Participants were expected to mostly rely on the cluster-display, audio cues, and vocalisations due to familiarity (Gough, Green and Billinghurst 2006) with current car interfaces, which widely use the former two systems (Akamatsu, Green and Bengler 2013) and due to research showing higher usability of speech-based vocalisations (Forster, Naujoks and Neukum 2017).
The non-normally distributed results for reaction time, driving performance, and subjective workload (Eriksson and Stanton 2017) demonstrate considerable differences among drivers for the takeover. Therefore, a large amount of variability in chosen customisation settings in order to increase or decrease salience was expected between participants.
A significant effect of OOTL time on customisation settings was expected due to research showing increased drowsiness for longer OOTL times (Bourrelly et al. 2019). This was believed to influence drivers’ interface requirements resulting in higher intensity characteristics for longer OOTL times.
The OOTL times, short (lmin) and long (10 min), were expected to significantly affect the takeover time needed. This also tests whether the findings in Bourrelly et al. (2019) are observable for short and long OOTL times.
The data analysis was performed using ‘IBM SPSS© Statistics 25’, and the significance threshold was set at 0.05. The statistical methods to be applied were chosen based on Field (2017).
To measure to what extent participants explored specific settings, the number of changes of each setting over all participants and over all trials was counted. In addition, the number of changes for each setting over all participants between the first and the last trial was counted. The second number was subtracted from the first to get the measurement of exploration. One change constitutes the adjustment from ‘On’ to ‘Off’, or vice versa.
The effect of OOTL time sequence on the binary settings was analysed using between-subjects, Pearson chi-square because of their categorical character. Since the Pearson chi-square test needs to be performed for each binary setting independently, only statistical results for significant observations are reported.
The nonparametric Wilcoxon signed-rank test is applied to detect significant effects of OOTL time on the binary settings since OOTL time is a within-subject variable. Again, only statistically significant results are reported due to the number of tests performed.
Ordinal Settings and Takeover Time
The Kolmogorov-Smirnov (K-S) test was used to test the ordinal settings and takeover time for normal distribution. No test was performed for the ordinary setting ‘Vibrate’. Because of its small number of levels, a normal distribution is not expected.
Because of the interval character of the ordinal settings and the expected non-normal distribution of takeover time (Eriksson and Stanton 2017), the effect of OOTL time sequence and age on these was tested using the Kruskal-Wallis test. When significance was detected, potential linear trends were assessed using a Jonckheere-Terpstra test.

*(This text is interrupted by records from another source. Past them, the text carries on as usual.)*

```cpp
int okp_launch_igemm_patch(const okp_conv* plan, const OkpIgemmParams& q, hipStream_t stream) {
  if (!okp_patch_supported(plan, q)) { okp_set_error("okp_conv_forward: tile 13 (patch-resident kernel) does not apply to this plan / problem"); return OKP_EINVAL; }
  OkpPatchParams p;
  if (int e = okp_fill_patch_params(plan, q, p)) return e;
  if (plan->dtype == OKP_F32X3) return okp_launch_igemm_patch_x3(plan, p, stream);
#ifdef OKP_PATCH_STAMPS
  static uint32_t* dbg = nullptr;
  if (!dbg) (void)hipMalloc((void**)&dbg, 16 * kStampBytes);
  (void)hipMemsetAsync(dbg, 0, 16 * kStampBytes, stream);
  p.dbg = dbg;
#endif
  const dim3 grid((unsigned)(p.n_tiles < 256 ? p.n_tiles : 256)), block(512);
  if (q.mfma32) {
    if (plan->dtype == OKP_BF16) hipLaunchKernelGGL((okp_igemm_patch_kernel<__bf16, 32>), grid, block, 0, stream, p);
    else if (p.range_flag) hipLaunchKernelGGL((okp_igemm_patch_kernel<_Float16, 32, true>), grid, block, 0, stream, p);
    else hipLaunchKernelGGL((okp_igemm_patch_kernel<_Float16, 32>), grid, block, 0, stream, p);
  } else if (plan->dtype == OKP_BF16) hipLaunchKernelGGL((okp_igemm_patch_kernel<__bf16, 16>), grid, block, 0, stream, p);
  else if (p.range_flag) hipLaunchKernelGGL((okp_igemm_patch_kernel<_Float16, 16, true>), grid, block, 0, stream, p);
  else hipLaunchKernelGGL((okp_igemm_patch_kernel<_Float16, 16>), grid, block, 0, stream, p);
#ifdef OKP_PATCH_STAMPS
  if (getenv("OKP_PATCH_STAMPS_PRINT")) {
    (void)hipStreamSynchronize(stream);
    std::vector<uint32_t> h(16 * kStampBytes / 4);
    (void)hipMemcpy(h.data(), dbg, 16 * kStampBytes, hipMemcpyDeviceToHost);
    const int ns = std::min(p.steps_per_class, kStampBytes / 128 - 1);
    printf("patch stamps: %d K-steps per tile; clocks per step: wait for the LDS-DMA | barrier | until the first MFMA group was issued | rest of the body\n", p.steps_per_class);
    for (int wg = 0; wg < 16; wg += 5)
      for (int t = 0; t < ns; ++t) {
        printf("wg %2d step %2d:", wg, t);
        for (int w = 0; w < 8; w += 7) {
          const uint32_t* a = &h[(size_t)wg * (kStampBytes / 4) + (t * 8 + w) * 4];
          printf("   wave %d: %5u | %5u | %5u | %5u", w, a[1] - a[0], a[2] - a[1], a[3] - a[2], a[32] - a[3]);
        }
        printf("\n");
      }
    double sum[4] = {0, 0, 0, 0};
    int cnt = 0;
    for (int wg = 0; wg < 16; ++wg)
      for (int t = 1; t < ns; ++t)
        for (int w = 0; w < 8; ++w) {
          const uint32_t* a = &h[(size_t)wg * (kStampBytes / 4) + (t * 8 + w) * 4];
          sum[0] += a[1] - a[0]; sum[1] += a[2] - a[1]; sum[2] += a[3] - a[2]; sum[3] += a[32] - a[3]; ++cnt;
        }
    printf("mean over 16 workgroups, all waves, steps 1..: wait %.0f | barrier %.0f | first MFMAs %.0f | rest %.0f  = %.0f clocks per step\n",
           sum[0] / cnt, sum[1] / cnt, sum[2] / cnt, sum[3] / cnt, (sum[0] + sum[1] + sum[2] + sum[3]) / cnt);
  }
#endif
  return okp_check_hip(hipGetLastError(), "okp_igemm_patch launch");
}
```

object_keypoints_amd/csrc/okp_internal.h:

```cpp
#pragma once
#include <hip/hip_runtime.h>
#include <stdint.h>
#include "okp.h"

#define OKP_MAX_TAPS 32

typedef float f32x4 __attribute__((ext_vector_type(4)));
typedef float f32x16 __attribute__((ext_vector_type(16)));
typedef __bf16 bf16x8 __attribute__((ext_vector_type(8)));
typedef __bf16 bf16x4 __attribute__((ext_vector_type(4)));
typedef __bf16 bf16x2 __attribute__((ext_vector_type(2)));
typedef _Float16 f16x8 __attribute__((ext_vector_type(8)));
typedef _Float16 f16x4 __attribute__((ext_vector_type(4)));
typedef _Float16 f16x2 __attribute__((ext_vector_type(2)));
typedef unsigned int u32x4 __attribute__((ext_vector_type(4)));
typedef unsigned int u32x2 __attribute__((ext_vector_type(2)));

template <typename T> struct H16;
template <> struct H16<__bf16> {
  using x2 = bf16x2; using x4 = bf16x4; using x8 = bf16x8;
  static constexpr int kDtype = OKP_BF16;
  static __device__ __forceinline__ f32x4 mfma16(const u32x4& a, const u32x4& b, const f32x4& c) {
#if defined(__HIP_DEVICE_COMPILE__)
    return __builtin_amdgcn_mfma_f32_16x16x32_bf16(__builtin_bit_cast(bf16x8, a), __builtin_bit_cast(bf16x8, b), c, 0, 0, 0);
#else
    return c;
#endif
  }
  static __device__ __forceinline__ f32x16 mfma32(const u32x4& a, const u32x4& b, const f32x16& c) {
#if defined(__HIP_DEVICE_COMPILE__)
    return __builtin_amdgcn_mfma_f32_32x32x16_bf16(__builtin_bit_cast(bf16x8, a), __builtin_bit_cast(bf16x8, b), c, 0, 0, 0);
#else
    return c;
#endif
  }
  static __device__ __forceinline__ float lo(uint32_t w) { return __builtin_bit_cast(float, w << 16); }
  static __device__ __forceinline__ float hi(uint32_t w) { return __builtin_bit_cast(float, w & 0xffff0000u); }
};
template <> struct H16<_Float16> {
  using x2 = f16x2; using x4 = f16x4; using x8 = f16x8;
  static constexpr int kDtype = OKP_F16;
  static __device__ __forceinline__ f32x4 mfma16(const u32x4& a, const u32x4& b, const f32x4& c) {
#if defined(__HIP_DEVICE_COMPILE__)
    return __builtin_amdgcn_mfma_f32_16x16x32_f16(__builtin_bit_cast(f16x8, a), __builtin_bit_cast(f16x8, b), c, 0, 0, 0);
#else
    return c;
#endif
  }
  static __device__ __forceinline__ f32x16 mfma32(const u32x4& a, const u32x4& b, const f32x16& c) {
#if defined(__HIP_DEVICE_COMPILE__)
    return __builtin_amdgcn_mfma_f32_32x32x16_f16(__builtin_bit_cast(f16x8, a), __builtin_bit_cast(f16x8, b), c, 0, 0, 0);
#else
    return c;
#endif
  }
  static __device__ __forceinline__ float lo(uint32_t w) { return (float)__builtin_bit_cast(f16x2, w)[0]; }
  static __device__ __forceinline__ float hi(uint32_t w) { return (float)__builtin_bit_cast(f16x2, w)[1]; }
};
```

For the effect of OOTL time on ordinal settings and takeover time, the Wilcoxon signed-rank test was applied. For the same reasons as before, only statistically significant results are reported.
Hierarchical agglomerative cluster analysis (Everitt et al. 2011; Langdon et al. 2003) was used to group participants and interfaces based on similarities in their final customisation profiles. The decision to apply cluster analysis is based on its wide application to divide human participants into homogenous groups as used in market research and psychiatry (Everitt et al. 2011). The measured similarity can be interpreted as the psychological distance participants perceived between option settings (Langdon et al. 2003; Nosofsky 1985).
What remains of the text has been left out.